Storage containers (with lids)
Mixing Spoons
Serving Platters (of various sizes)

"Researchers have discovered that chocolate produces some of the same reactions in the brain as marijuana. The researchers also discovered other similarities between the two but can't remember what they are."
:bounce:


----------



## suzanne (May 26, 2001)

In addition to all of the above:
Sieves and strainers
Slotted spoons
Pastry brushes (only because they get lost in the drawer) :blush:


----------



## phoebe (Jul 3, 2002)

metal measuring spoons: David keeps dropping them down the garbage disposal  
wooden spoons and spatulas


----------



## phatch (Mar 29, 2002)

silicone scrapers and wood/plastic turners with a good edge, not blunt or rounded


----------



## dano1 (Oct 23, 2003)

dry side towels....
danny


----------



## mudbug (Dec 30, 1999)

*Black Peppercorns!*


----------



## kuan (Jun 11, 2001)

Whisks!


----------



## chefboy2160 (Oct 13, 2001)

Good Cooks :chef:


----------



## wett-chef (Mar 9, 2004)

TONGS!!!!!!!!!!!!!!!!!
The constant tong famine,LOL!


----------



## artameates (Mar 10, 2004)

fry pans. cooler space. parking. cannabis.


----------



## kuan (Jun 11, 2001)

Cutting boards.
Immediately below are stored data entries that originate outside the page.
SX_OK, SX_E_INVALID, SX_E_NO_DEVICE, SX_E_HIP, SX_E_NOMEM, SX_E_STATE, SX_E_HALO = 0, -1, -2, -3, -4, -5, -6
SX_HOST_ONLY = -1
SX_OPT_GENERIC_KERNELS, SX_OPT_DEVICE_REPLAY, SX_OPT_HOST_REPLAY = 1, 2, 4
SX_OPT_NO_FUSED_SCAN = 64
SX_SELECT_MAX_PATTERNS, SX_SELECT_MAX_PATTERN_BYTES = 16, 64
SX_SELECT_ASCII_NOCASE, SX_SELECT_INVERT = 1, 2
SX_SELECT_SET_MAX_PATTERNS, SX_SELECT_SET_MAX_PATTERN_BYTES, SX_SELECT_SET_MAX_TOTAL_BYTES = 65536, 255, 1 << 20
SX_OPT_RESULT_ON_DEVICE = 32
ENC = {"x-user-defined": 0, "utf-8": 1, "utf-16le": 2, "utf-16be": 3, "koi8-r": 16, "ibm866": 17,
       "iso-8859-2": 18, "iso-8859-5": 19, "iso-8859-15": 20, "windows-1251": 21, "windows-1252": 22,
       "iso-8859-3": 23, "iso-8859-4": 24, "iso-8859-6": 25, "iso-8859-7": 26, "iso-8859-8": 27,
       "iso-8859-8-i": 28, "iso-8859-10": 29, "iso-8859-13": 30, "iso-8859-14": 31, "iso-8859-16": 32,
       "koi8-u": 33, "macintosh": 34, "windows-874": 35, "windows-1250": 36, "windows-1253": 37,
       "windows-1254": 38, "windows-1255": 39, "windows-1256": 40, "windows-1257": 41, "windows-1258": 42,
       "x-mac-cyrillic": 43, "big5": 64, "euc-jp": 65, "shift_jis": 66, "euc-kr": 67, "gb18030": 68, "gbk": 69, "replacement": 70}
PRECISION = {0: "Before", 1: "Exact", 2: "After"}

ABI_VERSION = 4
EXPORTS = ["sx_abi_version", "sx_create", "sx_destroy", "sx_last_error", "sx_scan", "sx_scan_device", "sx_reset",
           "sx_device_runs", "sx_device_runs_multi", "sx_replay_runs", "sx_scan_shard_device", "sx_scan_shard", "sx_replay_shard_runs",
           "sx_scan_stream", "sx_scan_file", "sx_missions_from_flags", "sx_parse_enc_opt", "sx_encoding_for_label", "sx_encoding_name",
           "sx_decoder_table", "sx_wave_classes", "sx_scan_classifier", "sx_result_segment_packed", "sx_wave_swar", "sx_wave_pair_codes2", "sx_wave_pair_codes", "sx_shard_bounds", "sx_scan_sharded", "sx_shard_splice", "sx_shard_splice_segs", "sx_transport_rccl_id", "sx_transport_rccl_create", "sx_transport_destroy", "sx_transport_last_error", "sx_transport_allgather", "sx_transport_gather",
           "sx_result_count", "sx_result_segments", "sx_result_segment", "sx_result_segment_device", "sx_result_findings", "sx_result_arena",
           "sx_result_free", "sx_print_findings", "sx_print_findings_device", "sx_result_select_device",
           "sx_select_set_create", "sx_select_set_info_get", "sx_select_set_free", "sx_result_select_set_device", "sx_get_stats", "sx_free", "sx_fill_background_device",
           "sx_device_alloc", "sx_device_free", "sx_device_upload", "sx_device_download",
           "sx_device_read_bandwidth"]


class Mission(C.Structure):
    _fields_ = [("mission_id", C.c_uint8), ("encoding", C.c_uint8), ("chars_min_nb", C.c_uint8),
                ("require_same_unicode_block", C.c_uint8), ("grep_char", C.c_int16),
                ("print_encoding_as_ascii", C.c_uint8), ("reserved", C.c_uint8),
                ("output_line_char_nb_max", C.c_uint32), ("af_lo", C.c_uint64), ("af_hi", C.c_uint64),
                ("ubf", C.c_uint64), ("counter_offset", C.c_uint64)]

    @classmethod
    def from_dict(cls, d):
        m = cls()
        m.mission_id = d["mission_id"]
        m.encoding = d["encoding"]
        m.chars_min_nb = d["chars_min_nb"]
        m.require_same_unicode_block = 1 if d["require_same_unicode_block"] else 0
        m.grep_char = -1 if d["grep_char"] is None else d["grep_char"]
        m.print_encoding_as_ascii = 1 if d["print_encoding_as_ascii"] else 0
        m.output_line_char_nb_max = d["output_line_char_nb_max"]
        m.af_lo = d["af"] & 0xFFFFFFFFFFFFFFFF
        m.af_hi = d["af"] >> 64
        m.ubf = d["ubf"]
        m.counter_offset = d["counter_offset"]
        return m

    def to_dict(self):
        return dict(mission_id=self.mission_id, encoding=self.encoding, chars_min_nb=self.chars_min_nb,
                    require_same_unicode_block=bool(self.require_same_unicode_block),
                    grep_char=None if self.grep_char < 0 else self.grep_char,
                    af=(self.af_hi << 64) | self.af_lo, ubf=self.ubf,
                    output_line_char_nb_max=self.output_line_char_nb_max, counter_offset=self.counter_offset,
                    print_encoding_as_ascii=bool(self.print_encoding_as_ascii))


class CliFlags(C.Structure):
    _fields_ = [("counter_offset", C.c_char_p), ("encodings", C.POINTER(C.c_char_p)), ("n_encodings", C.c_int),
                ("chars_min", C.c_char_p), ("same_unicode_block", C.c_int), ("ascii_filter", C.c_char_p),
                ("unicode_block_filter", C.c_char_p), ("grep_char", C.c_char_p), ("output_line_len", C.c_char_p)]


class EncOpt(C.Structure):
    _fields_ = [("has_name", C.c_int), ("name", C.c_char * 64), ("has_chars_min", C.c_int), ("chars_min", C.c_uint8),
                ("has_af", C.c_int), ("af_lo", C.c_uint64), ("af_hi", C.c_uint64), ("has_ubf", C.c_int), ("ubf", C.c_uint64),
                ("has_grep_char", C.c_int), ("grep_char", C.c_uint8)]


def missions_from_flags(encodings=(), chars_min=None, same_unicode_block=False, ascii_filter=None,
                        unicode_block_filter=None, grep_char=None, output_line_len=None, counter_offset=None):
    enc = [e.encode() for e in encodings]
    arr = (C.c_char_p * max(1, len(enc)))(*enc)
    b = lambda v: None if v is None else str(v).encode()
    f = CliFlags(b(counter_offset), arr, len(enc), b(chars_min), int(bool(same_unicode_block)), b(ascii_filter),
                 b(unicode_block_filter), b(grep_char), b(output_line_len))
    out = (Mission * 32)()
    n = C.c_int()
    err = C.create_string_buffer(512)
    L = lib()
    L.sx_missions_from_flags.argtypes = [C.POINTER(CliFlags), C.POINTER(Mission), C.c_int, C.POINTER(C.c_int), C.c_char_p, C.c_size_t]
    rc = L.sx_missions_from_flags(C.byref(f), out, 32, C.byref(n), err, 512)
    if rc != SX_OK:
        raise SxError(rc, err.value.decode())
    return [out[i].to_dict() for i in range(n.value)]


def encoding_name(enc):
    L = lib()
    L.sx_encoding_name.argtypes, L.sx_encoding_name.restype = [C.c_uint32], C.c_char_p
    s = L.sx_encoding_name(enc)
    return s.decode() if s else None


def decoder_table(enc):
    L = lib()
    L.sx_decoder_table.argtypes, L.sx_decoder_table.restype = [C.c_uint32, C.POINTER(C.c_uint64)], C.POINTER(C.c_uint16)
    n = C.c_uint64()
    t = L.sx_decoder_table(enc, C.byref(n))
    return (t, n.value) if n.value else None


def encoding_for_label(label):
    L = lib()
    L.sx_encoding_for_label.argtypes, L.sx_encoding_for_label.restype = [C.c_char_p], C.c_int
# ... 41 lines not shown
class Run(C.Structure):
    _fields_ = [("start", C.c_uint64), ("end", C.c_uint64), ("chars", C.c_uint64)]


class Stats(C.Structure):
    _fields_ = [("bytes_scanned", C.c_uint64), ("run_records", C.c_uint64), ("replay_bytes", C.c_uint64),
                ("findings", C.c_uint64), ("kernel_ms", C.c_double * 16), ("device_ms", C.c_double),
                ("h2d_ms", C.c_double), ("d2h_ms", C.c_double), ("replay_ms", C.c_double),
                ("total_ms", C.c_double), ("heavy_tiles", C.c_uint64), ("wave_windows", C.c_uint64),
                ("wave_count_ms", C.c_double), ("wave_write_ms", C.c_double), ("rescans", C.c_uint64), ("rescan_ms", C.c_double),
                ("wave_desc_overflows", C.c_uint64), ("seq_pieces", C.c_uint64),
                ("fast_regions", C.c_uint64), ("general_regions", C.c_uint64), ("wave_repairs", C.c_uint64),
                ("fused_ms", C.c_double), ("fused_launches", C.c_uint64), ("fused_mask", C.c_uint64)]


class Options(C.Structure):
    _fields_ = [("subchunk_bytes", C.c_uint32), ("record_capacity", C.c_uint32), ("replay_threads", C.c_uint32),
                ("flags", C.c_uint32)]


class SxError(RuntimeError):
    def __init__(self, code, msg):
        super().__init__(f"stringsext_amd error {code}: {msg}")
        self.code = code


_lib = None
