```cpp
extern "C" int lgcn_train_step_dp_part1(lgcn_ctx *x, const int32_t *users, const int32_t *pos, const int32_t *neg,
                                        int32_t B_global, int32_t world, int32_t rank, void *stream) {
    int rc = check_batch(x, users, pos, neg, B_global);
    if (rc) return rc;
    if ((rc = refuse_dropout(x, "lgcn_train_step_dp_part1"))) return rc;
    if ((rc = refuse_layer_weights(x, "lgcn_train_step_dp_part1"))) return rc;
    if (!x->c.contrib) { lgcn_set_error("dp step: cfg.contrib exchange buffer missing"); return 3; }
    if (world < 1 || rank < 0 || rank >= world) { lgcn_set_error("dp step: bad world/rank"); return 3; }
    const int32_t shard = (B_global + world - 1) / world;
    const int32_t b_off = rank * shard;
    int32_t B_local = B_global - b_off;
    if (B_local > shard) B_local = shard;
    if (B_local < 0) B_local = 0;
    hipStream_t st = (hipStream_t)stream;
    if ((rc = run_forward(x, st))) return rc;
    if (x->variant) rc = run_variant_loss(x, users, pos, neg, B_global, b_off, B_local, shard, x->dp_local, true, st);
    else rc = run_bpr(x, users, pos, neg, B_global, b_off, B_local, shard, x->dp_local, true, st);
    if (rc) return rc;
    x->dp_rank = rank;
// ... 262 lines not shown
```

graph-and-sequential-recommendation-systems_amd/model.py:

```python
import ctypes as C

import numpy as np
import torch
from torch import nn
import torch.nn.functional as F

from . import world
from . import _lib


def _act_code(name):
    return {'fp32': _lib.F32, 'bf16': _lib.BF16, 'fp8': _lib.FP8}[name]


def _act_tables(n_tables, N, d, act_dtype, dev):
    if act_dtype == _lib.FP8:
        return torch.zeros(n_tables, int(_lib.load().lgcn_table_bytes(N, d, _lib.FP8)), dtype=torch.uint8, device=dev)
    return torch.zeros(n_tables, N, d, dtype=torch.float32 if act_dtype == _lib.F32 else torch.bfloat16, device=dev)


def _check_layer_weights(w, K, what):
    w = np.asarray(w, dtype=np.float64).reshape(-1)
    if w.size != K + 1:
        raise ValueError(f"{what}: {w.size} layer weights for --layer {K} (K + 1 = {K + 1} are needed)")
# ... 377 lines not shown
                    st[key] = torch.zeros(P, dtype=torch.float32, device=dev)
            st['item_pop'] = self.item_pop_scalar.to(device=dev, dtype=torch.float32).contiguous()
            cfg.item_pop, cfg.gate_params = st['item_pop'].data_ptr(), self._gate_flat.data_ptr()
            cfg.gate_adam_m, cfg.gate_adam_v, cfg.gate_grad = st['gate_m'].data_ptr(), st['gate_v'].data_ptr(), st['gate_grad'].data_ptr()
            cfg.pop_hidden, cfg.gate_hidden = self.pop_hidden, self.gate_hidden
            cfg.gate_entropy_coeff, cfg.pop_gate_temp = self.gate_entropy_coeff, self.pop_gate_temp
        st['dense_last'] = dense_last
        h = C.c_void_p()
        _lib.check(lib.lgcn_ctx_create(C.byref(cfg), C.byref(h)), "lgcn_ctx_create")
        lib.lgcn_ctx_set_step(h, old_step)
        if self.dropout:
            rc = lib.lgcn_ctx_set_dropout(h, self.keep_prob, int(self.config.get('seed', 2020)) & (2 ** 64 - 1))
            if rc:
                msg = lib.lgcn_last_error()
                lib.lgcn_ctx_destroy(h)
                raise _lib.LgcnError(f"lgcn_ctx_set_dropout failed (rc={rc}): {msg.decode() if msg else ''}")
        if self.layer_weights is not None:
            w = np.ascontiguousarray(self.layer_weights, dtype=np.float32)
            rc = lib.lgcn_ctx_set_layer_weights(h, w.ctypes.data_as(C.c_void_p), int(w.size))
            if rc:
                msg = lib.lgcn_last_error()
                lib.lgcn_ctx_destroy(h)
                raise _lib.LgcnError(f"lgcn_ctx_set_layer_weights failed (rc={rc}): {msg.decode() if msg else ''}")
        st['ctx'], st['max_batch'], st['dp_world'], st['table_ptr'] = h, max_batch, dp_world, self._table.data_ptr()
        st['ctx_rows'] = rows

    def _dense_last(self, batch):
        mode = str(self.config.get('dense_last', 'auto'))
        if mode in ('0', '1'):
            return mode == '1'
        deg = np.diff(self._adj.indptr).astype(np.float64)
        du, di = deg[:self.n_users], deg[self.n_users:]
        per_triplet = du.mean() + (di * di).sum() / max(di.sum(), 1.0) + di.mean()
        return bool(batch * per_triplet > 0.3 * self._adj.nnz)

    def _spmm(self, x):
        return self._state()['graph'].spmm(x.float(), _lib.F32)

    @property
    def i2i_active(self):
        return self.use_item_item and self._i2i is not None and self.i2i_alpha > 0.0

    @property
    def has_variants(self):
        return self.use_pop_gate or self.i2i_active

# ... 380 lines not shown
```

include/lgcn_hip.h:

```cpp
#ifndef LGCN_HIP_H
#define LGCN_HIP_H

#include <stdint.h>
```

Clean ones!


----------



## kylew (Aug 14, 2000)

You can never have too much...

Parchment Paper!


----------



## mikelm (Dec 23, 2000)

CLAMPS!

Oops, sorry; that's a woodworking response.

Mike


----------



## jock (Dec 4, 2001)

Whatever I can't put my hand on at the time  

Jock


----------



## pete (Oct 7, 2001)

-Sheet Pans (working in a place that does lots of large parties, we are in constant need)
-Knives, in all shapes and sizes
-hard working, passionate cooks


----------



## headless chicken (Apr 28, 2003)

Anything and everything  

For me, its chocolate...I love baking with it :


----------